§ Activity:
Say how many lines in the records contain the string "train". Nothing but the number should be given.

*** Source data ***

# tyh666/News-Recommendation-MIND

Hardware: AMD Instinct MI355X
Metric: impressions/sec (train) + candidates scored/sec (eval), NRMS MIND-large 1/8 GPU (higher is better)
Workload: dtype f32; 1 GPU; NRMS train step: MHA news encoder + MHA user encoder, H=384, 12 heads, V=30522 word table (trainable), dropout 0.2, Adam; launch=hipGraph replay of the whole step, global_batch=32, per_gpu_batch=32, candidates=5, history=50, seq_len=30, parallelism=dp1

## Files before the change

### news-recommendation-mind_amd/csrc/gemm_fast64.hip

```cpp
#include "gemm_fast_impl.h"

namespace nrfast {

int launch_modes64(const Args& g, const GemmRoute& r, hipStream_t s) {
  return launch_modes<64, 64>(g, r, s);
}

struct PairArgs {
  Args a, b;
  int ga, off, gb;
};

constexpr int pair_max(int x, int y) { return x > y ? x : y; }

template <int BM, int BN, int AM1, int BMODE1, bool TR1, int AM2, int BMODE2, bool TR2>
__global__ __launch_bounds__(256, 2) void gemm_fast_pair_kernel(PairArgs p) {
  using LA1 = Loader<BM, AM1>;
  using LB1 = Loader<BN, BMODE1>;
  using LA2 = Loader<BM, AM2>;
  using LB2 = Loader<BN, BMODE2>;
  __shared__ __attribute__((aligned(16))) float lds[pair_max(2 * (LA1::LDS_FLOATS + LB1::LDS_FLOATS),
                                                             2 * (LA2::LDS_FLOATS + LB2::LDS_FLOATS))];
  static_assert(LA1::LDS_FLOATS % 4 == 0 && LA2::LDS_FLOATS % 4 == 0, "the B images stay 16-B aligned");
  const int b = (int)blockIdx.x;
  if (b < p.off) {
    if (b >= p.ga) return;
    gemm_fast_body<BM, BN, AM1, BMODE1, TR1>(p.a, b, p.ga, reinterpret_cast<float(*)[LA1::LDS_FLOATS]>(lds),
                                             reinterpret_cast<float(*)[LB1::LDS_FLOATS]>(lds + 2 * LA1::LDS_FLOATS));
  } else {
    gemm_fast_body<BM, BN, AM2, BMODE2, TR2>(p.b, b - p.off, p.gb, reinterpret_cast<float(*)[LA2::LDS_FLOATS]>(lds),
                                             reinterpret_cast<float(*)[LB2::LDS_FLOATS]>(lds + 2 * LA2::LDS_FLOATS));
  }
}

int launch_pair64(const Args& a, const Args& b, hipStream_t s) {
  auto kern = gemm_fast_pair_kernel<64, 64, KC_PLAIN, MN_PLAIN, true, MN_PLAIN, MN_PLAIN, false>;
  const int64_t ua = ((a.M + 63) / 64) * ((a.N + 63) / 64) * a.splits;
  const int64_t ub = ((b.M + 63) / 64) * ((b.N + 63) / 64) * b.splits;
  if (ua <= 0 || ub <= 0 || ua > 0x3fffffff || ub > 0x3fffffff) return NR_EINVAL(0);
  PairArgs p;
  p.a = a;
  p.b = b;
  pair_grids(ua, ub, resident_slots<256>(kern), p.ga, p.off, p.gb);
  hipLaunchKernelGGL(kern, dim3((unsigned)(p.off + p.gb)), dim3(256), 0, s, p);
  NR_LAUNCH_CHECK();
  return NR_OK;
}

}
```

### news-recommendation-mind_amd/csrc/gemm_fast_impl.h

```cpp
#pragma once
#include "gemm_fast_common.h"

namespace nrfast {


template <int BM, int BN, int AM, int BMODE, bool TR>
__device__ __forceinline__ void gemm_fast_body(Args g, const int bid, const int G,
                                               float (*As)[Loader<BM, AM>::LDS_FLOATS],
                                               float (*Bs)[Loader<BN, BMODE>::LDS_FLOATS]) {
  using LA = Loader<BM, AM>;
  using LB = Loader<BN, BMODE>;
  constexpr bool IDX_AHEAD = AM == MN_GATHER || BMODE == MN_GATHER;

  clamp_extents(g);
  const int tid = threadIdx.x, lane = tid & 63, w = tid >> 6, h = lane >> 5, c = lane & 31;
  const int gn = (int)((g.N + BN - 1) / BN);
  const int ntiles = (int)((g.M + BM - 1) / BM) * gn;
  const int units = ntiles * g.splits;
#define NR_WALK_PART 1
#include "gemm_walk.h"

  constexpr int TI = BM / 64, TJ = BN / 64;
  const int wm = (w >> 1) * (BM / 2), wn = (w & 1) * (BN / 2);
  f32x16 acc[TI][TJ];
  zero_acc(acc);

  LA la;
  LB lb;
#define NR_WALK_PART 2
#include "gemm_walk.h"
  la.store(As[0], tid);
  lb.store(Bs[0], tid);
  bool staged = step_load();
  __syncthreads();

  bool pending = false;
  int64_t pm0 = 0, pn0 = 0;
  int buf = 0;
  for (;;) {
    if (pending) {
      epilogue_any<TR, TI, TJ>(g, acc, pm0, pn0, wm, wn, h, c);
      zero_acc(acc);
      pending = false;
    }
    const float* a_s = As[buf];
    const float* b_s = Bs[buf];
    const bool had_staged = staged;
#pragma unroll
    for (int q = 0; q < 4; ++q) {
      float4 a[TI], b[TJ];
#pragma unroll
      for (int i = 0; i < TI; ++i) a[i] = la.frag(a_s, wm + 32 * i + c, h, q);
#pragma unroll
      for (int j = 0; j < TJ; ++j) b[j] = lb.frag(b_s, wn + 32 * j + c, h, q);
#pragma unroll
      for (int i = 0; i < TI; ++i)
#pragma unroll
        for (int j = 0; j < TJ; ++j) {
          acc[i][j] = TR ? __builtin_amdgcn_mfma_f32_32x32x2f32(b[j].x, a[i].x, acc[i][j], 0, 0, 0)
                         : __builtin_amdgcn_mfma_f32_32x32x2f32(a[i].x, b[j].x, acc[i][j], 0, 0, 0);
          acc[i][j] = TR ? __builtin_amdgcn_mfma_f32_32x32x2f32(b[j].y, a[i].y, acc[i][j], 0, 0, 0)
                         : __builtin_amdgcn_mfma_f32_32x32x2f32(a[i].y, b[j].y, acc[i][j], 0, 0, 0);
          acc[i][j] = TR ? __builtin_amdgcn_mfma_f32_32x32x2f32(b[j].z, a[i].z, acc[i][j], 0, 0, 0)
                         : __builtin_amdgcn_mfma_f32_32x32x2f32(a[i].z, b[j].z, acc[i][j], 0, 0, 0);
          acc[i][j] = TR ? __builtin_amdgcn_mfma_f32_32x32x2f32(b[j].w, a[i].w, acc[i][j], 0, 0, 0)
                         : __builtin_amdgcn_mfma_f32_32x32x2f32(a[i].w, b[j].w, acc[i][j], 0, 0, 0);
        }
      if (q == 0 && had_staged) {
        la.store(As[buf ^ 1], tid);
        lb.store(Bs[buf ^ 1], tid);
        staged = step_load();
      }
    }
    __syncthreads();
    buf ^= 1;
    const int old = cp.id;
    const int64_t om0 = cp.u.m0, on0 = cp.u.n0;
    if (!had_staged) break;
    advance(cp);
    if (cp.id != old) {
      pending = true;
      pm0 = om0;
      pn0 = on0;
    }
  }
  epilogue_any<TR, TI, TJ>(g, acc, cp.u.m0, cp.u.n0, wm, wn, h, c);
}

template <int BM, int BN, int AM, int BMODE, bool TR>
__global__ __launch_bounds__(256, 2) void gemm_fast_kernel(Args g) {
  __shared__ __attribute__((aligned(16))) float As[2][Loader<BM, AM>::LDS_FLOATS];
  __shared__ __attribute__((aligned(16))) float Bs[2][Loader<BN, BMODE>::LDS_FLOATS];
  gemm_fast_body<BM, BN, AM, BMODE, TR>(g, (int)blockIdx.x, (int)gridDim.x, As, Bs);
}

template <int BM, int BN>
int launch_modes(const Args& g, const GemmRoute& r, hipStream_t s) {
#define NR_KERN(A_, B_, TR_) gemm_fast_kernel<BM, BN, A_, B_, TR_>
#define NR_ROW(A_, B_, TR_) NR_LAUNCH_ROW(256, BM, BN, A_, B_, TR_)
  NR_MODES_KC(NR_ROW) NR_MODES_MN(NR_ROW)
#undef NR_ROW
#undef NR_KERN
  return NR_EINVAL(7);
}

}
```

Baseline: 24700 impressions/s.

## Deepen global-load prefetch pipeline in 64x64 GEMM using register stash stages

```diff
diff --git a/news-recommendation-mind_amd/csrc/gemm_fast64.hip b/news-recommendation-mind_amd/csrc/gemm_fast64.hip
--- a/news-recommendation-mind_amd/csrc/gemm_fast64.hip
+++ b/news-recommendation-mind_amd/csrc/gemm_fast64.hip
@@ -2,8 +2,13 @@
 
 namespace nrfast {
 
+#ifndef NR_FAST64_DEPTH
+#define NR_FAST64_DEPTH 5
+#endif
+constexpr int DEPTH64 = NR_FAST64_DEPTH;
+
 int launch_modes64(const Args& g, const GemmRoute& r, hipStream_t s) {
-  return launch_modes<64, 64>(g, r, s);
+  return launch_modes<64, 64, DEPTH64>(g, r, s);
 }
 
 struct PairArgs {
@@ -25,10 +30,10 @@
   const int b = (int)blockIdx.x;
   if (b < p.off) {
     if (b >= p.ga) return;
-    gemm_fast_body<BM, BN, AM1, BMODE1, TR1>(p.a, b, p.ga, reinterpret_cast<float(*)[LA1::LDS_FLOATS]>(lds),
+    gemm_fast_body<BM, BN, AM1, BMODE1, TR1, DEPTH64>(p.a, b, p.ga, reinterpret_cast<float(*)[LA1::LDS_FLOATS]>(lds),
                                              reinterpret_cast<float(*)[LB1::LDS_FLOATS]>(lds + 2 * LA1::LDS_FLOATS));
   } else {
-    gemm_fast_body<BM, BN, AM2, BMODE2, TR2>(p.b, b - p.off, p.gb, reinterpret_cast<float(*)[LA2::LDS_FLOATS]>(lds),
+    gemm_fast_body<BM, BN, AM2, BMODE2, TR2, DEPTH64>(p.b, b - p.off, p.gb, reinterpret_cast<float(*)[LA2::LDS_FLOATS]>(lds),
                                              reinterpret_cast<float(*)[LB2::LDS_FLOATS]>(lds + 2 * LA2::LDS_FLOATS));
   }
 }
diff --git a/news-recommendation-mind_amd/csrc/gemm_fast_impl.h b/news-recommendation-mind_amd/csrc/gemm_fast_impl.h
--- a/news-recommendation-mind_amd/csrc/gemm_fast_impl.h
+++ b/news-recommendation-mind_amd/csrc/gemm_fast_impl.h
@@ -1,10 +1,16 @@
 #pragma once
+#include <utility>
+
 #include "gemm_fast_common.h"
 
 namespace nrfast {
 
+template <class F, int... S>
+__device__ __forceinline__ bool for_consts(F& f, std::integer_sequence<int, S...>) {
+  return (f(std::integral_constant<int, S>{}) && ...);
+}
 
-template <int BM, int BN, int AM, int BMODE, bool TR>
+template <int BM, int BN, int AM, int BMODE, bool TR, int DEPTH = 2>
 __device__ __forceinline__ void gemm_fast_body(Args g, const int bid, const int G,
                                                float (*As)[Loader<BM, AM>::LDS_FLOATS],
                                                float (*Bs)[Loader<BN, BMODE>::LDS_FLOATS]) {
@@ -42,6 +48,82 @@
       epilogue_any<TR, TI, TJ>(g, acc, pm0, pn0, wm, wn, h, c);
       zero_acc(acc);
       pending = false;
+    }
+    if constexpr (DEPTH > 2) {
+      constexpr int NS = DEPTH - 1;
+      const int left = lp.u.nt - lp.kt;
+      if (staged && lp.id == cp.id && left >= NS && left % NS == 0) {
+        float4 sa[NS][LA::NV], sb[NS][LB::NV];
+        auto stash = [&](int s) __attribute__((always_inline)) {
+#pragma unroll
+          for (int i = 0; i < LA::NV; ++i) sa[s][i] = la.v[i];
+#pragma unroll
+          for (int i = 0; i < LB::NV; ++i) sb[s][i] = lb.v[i];
+        };
+        auto unstash = [&](int s) __attribute__((always_inline)) {
+#pragma unroll
+          for (int i = 0; i < LA::NV; ++i) la.v[i] = sa[s][i];
+#pragma unroll
+          for (int i = 0; i < LB::NV; ++i) lb.v[i] = sb[s][i];
+        };
+        auto quarter = [&](int q) __attribute__((always_inline)) {
+          float4 a[TI], b[TJ];
+#pragma unroll
+          for (int i = 0; i < TI; ++i) a[i] = la.frag(As[buf], wm + 32 * i + c, h, q);
+#pragma unroll
+          for (int j = 0; j < TJ; ++j) b[j] = lb.frag(Bs[buf], wn + 32 * j + c, h, q);
+#pragma unroll
+          for (int i = 0; i < TI; ++i)
+#pragma unroll
+            for (int j = 0; j < TJ; ++j) {
+              acc[i][j] = TR ? __builtin_amdgcn_mfma_f32_32x32x2f32(b[j].x, a[i].x, acc[i][j], 0, 0, 0)
+                             : __builtin_amdgcn_mfma_f32_32x32x2f32(a[i].x, b[j].x, acc[i][j], 0, 0, 0);
+              acc[i][j] = TR ? __builtin_amdgcn_mfma_f32_32x32x2f32(b[j].y, a[i].y, acc[i][j], 0, 0, 0)
+                             : __builtin_amdgcn_mfma_f32_32x32x2f32(a[i].y, b[j].y, acc[i][j], 0, 0, 0);
+              acc[i][j] = TR ? __builtin_amdgcn_mfma_f32_32x32x2f32(b[j].z, a[i].z, acc[i][j], 0, 0, 0)
+                             : __builtin_amdgcn_mfma_f32_32x32x2f32(a[i].z, b[j].z, acc[i][j], 0, 0, 0);
+              acc[i][j] = TR ? __builtin_amdgcn_mfma_f32_32x32x2f32(b[j].w, a[i].w, acc[i][j], 0, 0, 0)
+                             : __builtin_amdgcn_mfma_f32_32x32x2f32(a[i].w, b[j].w, acc[i][j], 0, 0, 0);
+            }
+        };
+        auto next_load = [&](int s) __attribute__((always_inline)) {
+          ++lp.kt;
+          issue(lp);
+          stash(s);
+        };
+        auto step = [&](auto set, auto load) __attribute__((always_inline)) {
+          quarter(0);
+          unstash(decltype(set)::value);
+          la.store(As[buf ^ 1], tid);
+          lb.store(Bs[buf ^ 1], tid);
+          if constexpr (decltype(load)::value) next_load(decltype(set)::value);
+          quarter(1);
+          quarter(2);
+          quarter(3);
+          __syncthreads();
+          buf ^= 1;
+          ++cp.kt;
+        };
+        stash(0);
+        auto fill = [&](auto i) __attribute__((always_inline)) {
+          __builtin_amdgcn_sched_barrier(0);
+          next_load(decltype(i)::value + 1);
+          return true;
+        };
+        for_consts(fill, std::make_integer_sequence<int, NS - 1>{});
+        __builtin_amdgcn_sched_barrier(0);
+        auto round = [&](auto set) __attribute__((always_inline)) {
+          step(set, std::true_type{});
+          return true;
+        };
+        for (int r = left / NS - 1; r > 0; --r) for_consts(round, std::make_integer_sequence<int, NS>{});
+        auto drain = [&](auto set) __attribute__((always_inline)) {
+          step(set, std::false_type{});
+          return true;
+        };
+        for_consts(drain, std::make_integer_sequence<int, NS - 1>{});
+        unstash(NS - 1);
+      }
     }
     const float* a_s = As[buf];
     const float* b_s = Bs[buf];
@@ -87,16 +169,16 @@
   epilogue_any<TR, TI, TJ>(g, acc, cp.u.m0, cp.u.n0, wm, wn, h, c);
 }
 
-template <int BM, int BN, int AM, int BMODE, bool TR>
+template <int BM, int BN, int AM, int BMODE, bool TR, int DEPTH = 2>
 __global__ __launch_bounds__(256, 2) void gemm_fast_kernel(Args g) {
   __shared__ __attribute__((aligned(16))) float As[2][Loader<BM, AM>::LDS_FLOATS];
   __shared__ __attribute__((aligned(16))) float Bs[2][Loader<BN, BMODE>::LDS_FLOATS];
-  gemm_fast_body<BM, BN, AM, BMODE, TR>(g, (int)blockIdx.x, (int)gridDim.x, As, Bs);
+  gemm_fast_body<BM, BN, AM, BMODE, TR, DEPTH>(g, (int)blockIdx.x, (int)gridDim.x, As, Bs);
 }
 
-template <int BM, int BN>
+template <int BM, int BN, int DEPTH = 2>
 int launch_modes(const Args& g, const GemmRoute& r, hipStream_t s) {
-#define NR_KERN(A_, B_, TR_) gemm_fast_kernel<BM, BN, A_, B_, TR_>
+#define NR_KERN(A_, B_, TR_) gemm_fast_kernel<BM, BN, A_, B_, TR_, DEPTH>
 #define NR_ROW(A_, B_, TR_) NR_LAUNCH_ROW(256, BM, BN, A_, B_, TR_)
   NR_MODES_KC(NR_ROW) NR_MODES_MN(NR_ROW)
 #undef NR_ROW
```

Measured after the change: 24790 impressions/s (median of 4 runs). Within noise of the previous version (+0.4%).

***

§ Answer below:
2